-- Data under study --
*** Begin section ***
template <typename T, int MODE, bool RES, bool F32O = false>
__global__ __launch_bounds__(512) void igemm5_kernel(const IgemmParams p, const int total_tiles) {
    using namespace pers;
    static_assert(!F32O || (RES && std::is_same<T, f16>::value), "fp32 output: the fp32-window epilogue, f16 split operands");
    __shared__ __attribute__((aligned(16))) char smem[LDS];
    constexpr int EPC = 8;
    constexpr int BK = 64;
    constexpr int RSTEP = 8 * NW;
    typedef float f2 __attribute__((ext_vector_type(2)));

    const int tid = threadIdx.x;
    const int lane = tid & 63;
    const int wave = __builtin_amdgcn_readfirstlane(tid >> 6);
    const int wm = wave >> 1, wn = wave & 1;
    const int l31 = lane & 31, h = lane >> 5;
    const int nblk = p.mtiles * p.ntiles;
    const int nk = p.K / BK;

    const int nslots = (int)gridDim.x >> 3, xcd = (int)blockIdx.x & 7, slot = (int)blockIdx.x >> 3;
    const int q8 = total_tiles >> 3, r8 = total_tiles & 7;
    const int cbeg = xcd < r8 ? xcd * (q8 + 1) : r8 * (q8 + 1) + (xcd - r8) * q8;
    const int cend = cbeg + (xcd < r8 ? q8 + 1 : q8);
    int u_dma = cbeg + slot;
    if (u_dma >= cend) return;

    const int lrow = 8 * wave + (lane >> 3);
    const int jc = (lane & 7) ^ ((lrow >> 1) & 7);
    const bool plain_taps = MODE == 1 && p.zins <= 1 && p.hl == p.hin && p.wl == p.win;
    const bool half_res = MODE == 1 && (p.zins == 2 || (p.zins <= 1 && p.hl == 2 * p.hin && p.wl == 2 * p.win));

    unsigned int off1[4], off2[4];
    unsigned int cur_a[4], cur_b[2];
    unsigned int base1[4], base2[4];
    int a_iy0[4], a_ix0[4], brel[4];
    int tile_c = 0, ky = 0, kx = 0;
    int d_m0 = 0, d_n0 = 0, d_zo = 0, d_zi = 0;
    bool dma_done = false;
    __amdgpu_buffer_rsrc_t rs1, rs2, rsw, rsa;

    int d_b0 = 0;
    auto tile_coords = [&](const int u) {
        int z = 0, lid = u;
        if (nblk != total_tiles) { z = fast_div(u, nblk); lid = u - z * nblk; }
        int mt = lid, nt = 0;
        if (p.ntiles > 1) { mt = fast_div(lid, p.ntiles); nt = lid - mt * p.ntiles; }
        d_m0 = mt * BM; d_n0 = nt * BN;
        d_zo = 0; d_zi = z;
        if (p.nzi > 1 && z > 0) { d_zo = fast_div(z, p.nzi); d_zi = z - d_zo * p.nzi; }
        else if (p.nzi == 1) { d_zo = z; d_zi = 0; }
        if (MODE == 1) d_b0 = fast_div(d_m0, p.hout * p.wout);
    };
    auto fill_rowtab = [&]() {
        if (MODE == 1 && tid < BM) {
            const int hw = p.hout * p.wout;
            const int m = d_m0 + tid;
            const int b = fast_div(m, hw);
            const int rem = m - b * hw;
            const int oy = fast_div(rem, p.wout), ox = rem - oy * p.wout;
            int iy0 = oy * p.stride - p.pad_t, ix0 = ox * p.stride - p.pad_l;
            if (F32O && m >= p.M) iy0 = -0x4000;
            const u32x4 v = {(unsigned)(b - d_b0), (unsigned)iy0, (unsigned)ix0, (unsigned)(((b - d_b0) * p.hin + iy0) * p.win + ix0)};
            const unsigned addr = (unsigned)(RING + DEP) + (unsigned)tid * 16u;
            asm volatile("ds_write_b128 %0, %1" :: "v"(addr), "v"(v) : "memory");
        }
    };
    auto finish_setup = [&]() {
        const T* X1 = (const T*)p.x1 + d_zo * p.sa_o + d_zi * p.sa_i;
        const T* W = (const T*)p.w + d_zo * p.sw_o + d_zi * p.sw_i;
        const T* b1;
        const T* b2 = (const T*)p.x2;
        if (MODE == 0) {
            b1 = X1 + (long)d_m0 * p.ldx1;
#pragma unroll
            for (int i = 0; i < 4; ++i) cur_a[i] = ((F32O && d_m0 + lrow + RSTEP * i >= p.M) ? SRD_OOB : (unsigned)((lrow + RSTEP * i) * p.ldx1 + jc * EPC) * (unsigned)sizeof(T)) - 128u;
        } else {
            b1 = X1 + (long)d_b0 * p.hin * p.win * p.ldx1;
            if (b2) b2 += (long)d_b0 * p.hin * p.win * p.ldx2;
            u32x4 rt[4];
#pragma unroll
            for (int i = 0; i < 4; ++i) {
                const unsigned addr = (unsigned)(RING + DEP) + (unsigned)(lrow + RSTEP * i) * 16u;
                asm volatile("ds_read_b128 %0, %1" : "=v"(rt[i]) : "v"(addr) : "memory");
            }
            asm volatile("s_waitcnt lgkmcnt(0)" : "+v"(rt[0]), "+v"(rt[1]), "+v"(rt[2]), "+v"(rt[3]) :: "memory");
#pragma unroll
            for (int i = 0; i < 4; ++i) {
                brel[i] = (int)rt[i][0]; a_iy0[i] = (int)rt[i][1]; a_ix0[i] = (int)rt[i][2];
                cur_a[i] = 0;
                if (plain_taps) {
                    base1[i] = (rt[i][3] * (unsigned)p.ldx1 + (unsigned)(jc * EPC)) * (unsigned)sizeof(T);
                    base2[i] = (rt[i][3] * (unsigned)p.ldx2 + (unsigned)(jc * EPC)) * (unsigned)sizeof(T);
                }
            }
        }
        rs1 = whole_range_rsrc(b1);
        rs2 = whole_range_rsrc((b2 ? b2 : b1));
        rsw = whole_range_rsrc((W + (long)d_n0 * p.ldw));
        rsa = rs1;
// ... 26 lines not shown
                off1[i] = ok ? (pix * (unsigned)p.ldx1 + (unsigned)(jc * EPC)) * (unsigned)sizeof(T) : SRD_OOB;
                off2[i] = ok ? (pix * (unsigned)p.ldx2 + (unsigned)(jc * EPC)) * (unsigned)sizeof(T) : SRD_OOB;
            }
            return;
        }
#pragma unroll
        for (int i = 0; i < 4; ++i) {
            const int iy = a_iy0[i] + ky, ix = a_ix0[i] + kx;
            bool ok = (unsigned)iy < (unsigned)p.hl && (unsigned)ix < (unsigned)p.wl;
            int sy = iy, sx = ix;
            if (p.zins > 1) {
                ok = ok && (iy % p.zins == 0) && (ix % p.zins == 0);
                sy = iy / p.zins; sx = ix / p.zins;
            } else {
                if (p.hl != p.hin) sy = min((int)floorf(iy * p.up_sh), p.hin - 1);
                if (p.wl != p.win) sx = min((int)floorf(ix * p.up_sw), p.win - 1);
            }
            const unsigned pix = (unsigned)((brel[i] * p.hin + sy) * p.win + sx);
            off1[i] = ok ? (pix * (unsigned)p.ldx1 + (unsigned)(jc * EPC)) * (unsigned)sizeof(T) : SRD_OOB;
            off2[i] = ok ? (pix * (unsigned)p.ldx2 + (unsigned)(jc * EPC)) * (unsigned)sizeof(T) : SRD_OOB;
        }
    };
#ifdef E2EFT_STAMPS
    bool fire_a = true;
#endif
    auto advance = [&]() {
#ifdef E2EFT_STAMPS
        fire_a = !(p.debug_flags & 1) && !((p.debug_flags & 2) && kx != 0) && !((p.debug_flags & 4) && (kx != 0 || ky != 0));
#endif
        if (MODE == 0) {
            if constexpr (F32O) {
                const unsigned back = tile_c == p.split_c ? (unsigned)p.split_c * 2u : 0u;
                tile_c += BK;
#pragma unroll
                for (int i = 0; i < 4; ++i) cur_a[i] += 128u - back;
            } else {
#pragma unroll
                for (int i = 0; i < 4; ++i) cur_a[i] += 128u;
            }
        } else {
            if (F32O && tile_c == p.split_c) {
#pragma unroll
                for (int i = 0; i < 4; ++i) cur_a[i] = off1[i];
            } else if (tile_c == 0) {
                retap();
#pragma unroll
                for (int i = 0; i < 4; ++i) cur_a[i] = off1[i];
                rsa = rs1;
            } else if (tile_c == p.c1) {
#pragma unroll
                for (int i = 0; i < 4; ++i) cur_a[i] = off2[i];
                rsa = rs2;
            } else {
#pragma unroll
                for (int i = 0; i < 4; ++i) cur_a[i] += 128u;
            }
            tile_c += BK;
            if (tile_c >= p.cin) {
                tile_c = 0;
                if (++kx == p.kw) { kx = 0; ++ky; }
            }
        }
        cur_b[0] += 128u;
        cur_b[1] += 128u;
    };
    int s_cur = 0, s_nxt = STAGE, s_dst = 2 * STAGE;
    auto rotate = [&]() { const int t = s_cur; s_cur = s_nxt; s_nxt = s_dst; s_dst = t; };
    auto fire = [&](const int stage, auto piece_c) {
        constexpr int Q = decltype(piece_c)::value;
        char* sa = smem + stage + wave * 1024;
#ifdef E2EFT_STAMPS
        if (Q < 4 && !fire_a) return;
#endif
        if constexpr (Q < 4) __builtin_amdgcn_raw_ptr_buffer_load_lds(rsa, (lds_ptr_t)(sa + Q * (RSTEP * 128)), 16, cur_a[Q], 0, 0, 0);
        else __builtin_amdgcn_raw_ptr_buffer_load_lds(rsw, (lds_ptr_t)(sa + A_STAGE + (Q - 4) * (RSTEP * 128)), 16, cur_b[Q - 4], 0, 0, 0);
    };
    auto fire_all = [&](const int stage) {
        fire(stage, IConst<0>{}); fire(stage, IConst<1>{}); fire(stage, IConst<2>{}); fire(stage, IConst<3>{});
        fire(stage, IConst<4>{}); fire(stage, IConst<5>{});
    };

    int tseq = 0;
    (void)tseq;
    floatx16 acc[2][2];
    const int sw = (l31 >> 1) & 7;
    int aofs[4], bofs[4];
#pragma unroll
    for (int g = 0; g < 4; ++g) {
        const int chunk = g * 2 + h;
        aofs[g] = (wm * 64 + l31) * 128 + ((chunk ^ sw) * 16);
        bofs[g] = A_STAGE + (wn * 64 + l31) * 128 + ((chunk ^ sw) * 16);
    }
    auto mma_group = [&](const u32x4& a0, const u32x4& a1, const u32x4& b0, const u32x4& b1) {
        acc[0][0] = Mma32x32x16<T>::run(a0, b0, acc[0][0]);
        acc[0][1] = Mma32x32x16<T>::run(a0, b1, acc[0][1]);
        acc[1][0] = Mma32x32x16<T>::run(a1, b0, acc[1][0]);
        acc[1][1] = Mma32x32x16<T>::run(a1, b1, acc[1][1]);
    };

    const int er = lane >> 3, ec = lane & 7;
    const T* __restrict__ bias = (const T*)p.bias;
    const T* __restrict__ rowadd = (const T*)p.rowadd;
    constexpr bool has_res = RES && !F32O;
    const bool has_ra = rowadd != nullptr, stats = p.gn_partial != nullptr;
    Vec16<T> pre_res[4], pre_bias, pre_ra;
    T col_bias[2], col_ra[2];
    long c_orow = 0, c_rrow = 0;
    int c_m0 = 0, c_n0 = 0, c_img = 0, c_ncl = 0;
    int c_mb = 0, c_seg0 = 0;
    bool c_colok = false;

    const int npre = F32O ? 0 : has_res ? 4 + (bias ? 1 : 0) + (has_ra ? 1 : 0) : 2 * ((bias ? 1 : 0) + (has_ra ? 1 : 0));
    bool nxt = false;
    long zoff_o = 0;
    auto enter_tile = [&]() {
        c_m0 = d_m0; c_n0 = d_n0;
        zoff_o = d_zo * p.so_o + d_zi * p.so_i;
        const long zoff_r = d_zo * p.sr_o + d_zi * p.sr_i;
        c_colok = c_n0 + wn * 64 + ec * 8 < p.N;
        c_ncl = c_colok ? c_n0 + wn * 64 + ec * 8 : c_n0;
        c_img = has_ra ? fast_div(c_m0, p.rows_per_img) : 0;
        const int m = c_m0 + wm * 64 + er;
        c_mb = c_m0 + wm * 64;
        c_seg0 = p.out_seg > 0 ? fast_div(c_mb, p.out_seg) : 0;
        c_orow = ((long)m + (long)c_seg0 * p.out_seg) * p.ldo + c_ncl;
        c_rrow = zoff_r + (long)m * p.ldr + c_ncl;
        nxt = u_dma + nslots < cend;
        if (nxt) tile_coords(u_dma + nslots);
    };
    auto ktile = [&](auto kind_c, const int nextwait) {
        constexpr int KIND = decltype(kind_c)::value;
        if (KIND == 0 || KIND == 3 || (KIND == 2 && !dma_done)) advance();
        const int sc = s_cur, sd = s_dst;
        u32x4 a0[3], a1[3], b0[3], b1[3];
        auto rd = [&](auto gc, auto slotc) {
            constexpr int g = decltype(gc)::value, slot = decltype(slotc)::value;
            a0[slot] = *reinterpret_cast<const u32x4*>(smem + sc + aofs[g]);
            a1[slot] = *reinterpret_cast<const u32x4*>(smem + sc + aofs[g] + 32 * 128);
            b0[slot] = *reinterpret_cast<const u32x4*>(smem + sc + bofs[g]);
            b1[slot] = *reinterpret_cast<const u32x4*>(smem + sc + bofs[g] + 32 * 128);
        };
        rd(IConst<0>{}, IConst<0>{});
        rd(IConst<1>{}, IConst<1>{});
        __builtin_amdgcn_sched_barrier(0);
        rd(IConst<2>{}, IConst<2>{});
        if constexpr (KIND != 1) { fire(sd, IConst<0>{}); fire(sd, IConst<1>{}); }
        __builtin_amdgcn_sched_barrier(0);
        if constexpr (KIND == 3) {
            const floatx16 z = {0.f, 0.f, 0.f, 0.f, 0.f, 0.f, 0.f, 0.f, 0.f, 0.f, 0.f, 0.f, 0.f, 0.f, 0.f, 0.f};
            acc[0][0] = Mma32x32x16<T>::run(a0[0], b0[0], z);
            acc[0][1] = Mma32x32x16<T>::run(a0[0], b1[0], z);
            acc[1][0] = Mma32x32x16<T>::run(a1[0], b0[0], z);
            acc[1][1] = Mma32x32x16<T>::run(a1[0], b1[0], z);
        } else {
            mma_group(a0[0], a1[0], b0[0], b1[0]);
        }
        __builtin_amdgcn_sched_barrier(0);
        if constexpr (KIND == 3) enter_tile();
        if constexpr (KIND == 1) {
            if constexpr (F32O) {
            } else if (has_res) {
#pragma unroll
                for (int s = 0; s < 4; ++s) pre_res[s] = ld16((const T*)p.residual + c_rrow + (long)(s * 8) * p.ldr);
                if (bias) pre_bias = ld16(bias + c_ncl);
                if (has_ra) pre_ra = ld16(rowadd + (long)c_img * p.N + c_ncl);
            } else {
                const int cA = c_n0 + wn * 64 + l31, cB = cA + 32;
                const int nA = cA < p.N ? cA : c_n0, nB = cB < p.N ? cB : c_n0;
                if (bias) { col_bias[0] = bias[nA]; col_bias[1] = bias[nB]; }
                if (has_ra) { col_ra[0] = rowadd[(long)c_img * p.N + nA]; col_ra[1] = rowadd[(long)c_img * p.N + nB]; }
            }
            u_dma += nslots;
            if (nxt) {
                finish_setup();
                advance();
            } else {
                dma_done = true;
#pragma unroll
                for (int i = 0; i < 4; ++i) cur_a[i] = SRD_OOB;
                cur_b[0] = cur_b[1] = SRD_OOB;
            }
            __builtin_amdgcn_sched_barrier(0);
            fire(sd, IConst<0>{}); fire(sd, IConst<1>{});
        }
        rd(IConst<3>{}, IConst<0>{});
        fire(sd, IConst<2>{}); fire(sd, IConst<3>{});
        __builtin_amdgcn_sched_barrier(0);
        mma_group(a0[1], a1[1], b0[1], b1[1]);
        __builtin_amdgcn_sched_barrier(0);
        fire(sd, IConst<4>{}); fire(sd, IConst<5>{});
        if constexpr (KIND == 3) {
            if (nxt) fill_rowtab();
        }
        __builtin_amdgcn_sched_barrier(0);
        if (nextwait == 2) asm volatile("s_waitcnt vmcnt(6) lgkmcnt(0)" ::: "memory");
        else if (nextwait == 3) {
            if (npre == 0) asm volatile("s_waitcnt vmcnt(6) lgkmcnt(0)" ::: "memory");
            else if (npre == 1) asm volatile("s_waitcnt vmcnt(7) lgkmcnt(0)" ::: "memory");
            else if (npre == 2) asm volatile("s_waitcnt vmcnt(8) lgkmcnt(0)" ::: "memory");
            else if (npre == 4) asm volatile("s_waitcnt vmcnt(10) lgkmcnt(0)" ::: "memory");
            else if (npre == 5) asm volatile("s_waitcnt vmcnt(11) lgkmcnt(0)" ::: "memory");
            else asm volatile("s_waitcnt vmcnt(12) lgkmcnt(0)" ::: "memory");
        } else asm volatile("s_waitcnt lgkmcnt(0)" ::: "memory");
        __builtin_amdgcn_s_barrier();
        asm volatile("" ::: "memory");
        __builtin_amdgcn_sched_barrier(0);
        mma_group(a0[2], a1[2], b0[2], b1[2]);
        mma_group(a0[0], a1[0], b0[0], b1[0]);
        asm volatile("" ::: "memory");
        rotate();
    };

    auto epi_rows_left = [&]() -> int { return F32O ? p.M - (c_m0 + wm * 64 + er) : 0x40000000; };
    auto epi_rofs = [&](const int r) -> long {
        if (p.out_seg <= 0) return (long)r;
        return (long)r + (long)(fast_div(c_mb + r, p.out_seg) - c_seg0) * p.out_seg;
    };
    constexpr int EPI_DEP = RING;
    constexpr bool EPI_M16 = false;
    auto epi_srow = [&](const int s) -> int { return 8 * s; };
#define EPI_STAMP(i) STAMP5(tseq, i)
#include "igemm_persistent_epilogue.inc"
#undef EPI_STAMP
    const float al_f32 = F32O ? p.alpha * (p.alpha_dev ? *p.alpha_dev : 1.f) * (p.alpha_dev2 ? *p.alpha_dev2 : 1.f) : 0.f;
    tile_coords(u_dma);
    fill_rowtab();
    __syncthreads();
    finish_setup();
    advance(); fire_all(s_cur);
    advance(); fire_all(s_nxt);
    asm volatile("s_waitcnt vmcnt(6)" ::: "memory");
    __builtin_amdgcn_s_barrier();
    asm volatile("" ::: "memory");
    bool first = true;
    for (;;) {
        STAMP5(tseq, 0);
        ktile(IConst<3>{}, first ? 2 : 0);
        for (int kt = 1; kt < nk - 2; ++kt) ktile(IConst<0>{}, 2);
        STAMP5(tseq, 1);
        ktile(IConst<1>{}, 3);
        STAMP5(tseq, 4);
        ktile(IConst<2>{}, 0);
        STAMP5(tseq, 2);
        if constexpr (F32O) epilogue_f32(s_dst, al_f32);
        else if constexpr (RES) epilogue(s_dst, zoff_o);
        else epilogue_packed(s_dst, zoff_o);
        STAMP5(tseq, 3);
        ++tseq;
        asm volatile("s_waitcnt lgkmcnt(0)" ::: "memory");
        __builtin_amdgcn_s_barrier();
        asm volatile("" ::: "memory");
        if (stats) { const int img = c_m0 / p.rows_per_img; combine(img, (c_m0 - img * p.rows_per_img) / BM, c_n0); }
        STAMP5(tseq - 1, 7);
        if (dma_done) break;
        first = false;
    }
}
*** End section ***
-- Instructions for the task --
Within the material above, output exactly the lines from the one with "(unsigned)sizeof(T)) - 128u;" through the one with "ok = ok && (iy", end lines included, and nothing besides.

-- Solution for this exercise --
            for (int i = 0; i < 4; ++i) cur_a[i] = ((F32O && d_m0 + lrow + RSTEP * i >= p.M) ? SRD_OOB : (unsigned)((lrow + RSTEP * i) * p.ldx1 + jc * EPC) * (unsigned)sizeof(T)) - 128u;
        } else {
            b1 = X1 + (long)d_b0 * p.hin * p.win * p.ldx1;
            if (b2) b2 += (long)d_b0 * p.hin * p.win * p.ldx2;
            u32x4 rt[4];
#pragma unroll
            for (int i = 0; i < 4; ++i) {
                const unsigned addr = (unsigned)(RING + DEP) + (unsigned)(lrow + RSTEP * i) * 16u;
                asm volatile("ds_read_b128 %0, %1" : "=v"(rt[i]) : "v"(addr) : "memory");
            }
            asm volatile("s_waitcnt lgkmcnt(0)" : "+v"(rt[0]), "+v"(rt[1]), "+v"(rt[2]), "+v"(rt[3]) :: "memory");
#pragma unroll
            for (int i = 0; i < 4; ++i) {
                brel[i] = (int)rt[i][0]; a_iy0[i] = (int)rt[i][1]; a_ix0[i] = (int)rt[i][2];
                cur_a[i] = 0;
                if (plain_taps) {
                    base1[i] = (rt[i][3] * (unsigned)p.ldx1 + (unsigned)(jc * EPC)) * (unsigned)sizeof(T);
                    base2[i] = (rt[i][3] * (unsigned)p.ldx2 + (unsigned)(jc * EPC)) * (unsigned)sizeof(T);
                }
            }
        }
        rs1 = whole_range_rsrc(b1);
        rs2 = whole_range_rsrc((b2 ? b2 : b1));
        rsw = whole_range_rsrc((W + (long)d_n0 * p.ldw));
        rsa = rs1;
// ... 26 lines not shown
                off1[i] = ok ? (pix * (unsigned)p.ldx1 + (unsigned)(jc * EPC)) * (unsigned)sizeof(T) : SRD_OOB;
                off2[i] = ok ? (pix * (unsigned)p.ldx2 + (unsigned)(jc * EPC)) * (unsigned)sizeof(T) : SRD_OOB;
            }
            return;
        }
#pragma unroll
        for (int i = 0; i < 4; ++i) {
            const int iy = a_iy0[i] + ky, ix = a_ix0[i] + kx;
            bool ok = (unsigned)iy < (unsigned)p.hl && (unsigned)ix < (unsigned)p.wl;
            int sy = iy, sx = ix;
            if (p.zins > 1) {
                ok = ok && (iy % p.zins == 0) && (ix % p.zins == 0);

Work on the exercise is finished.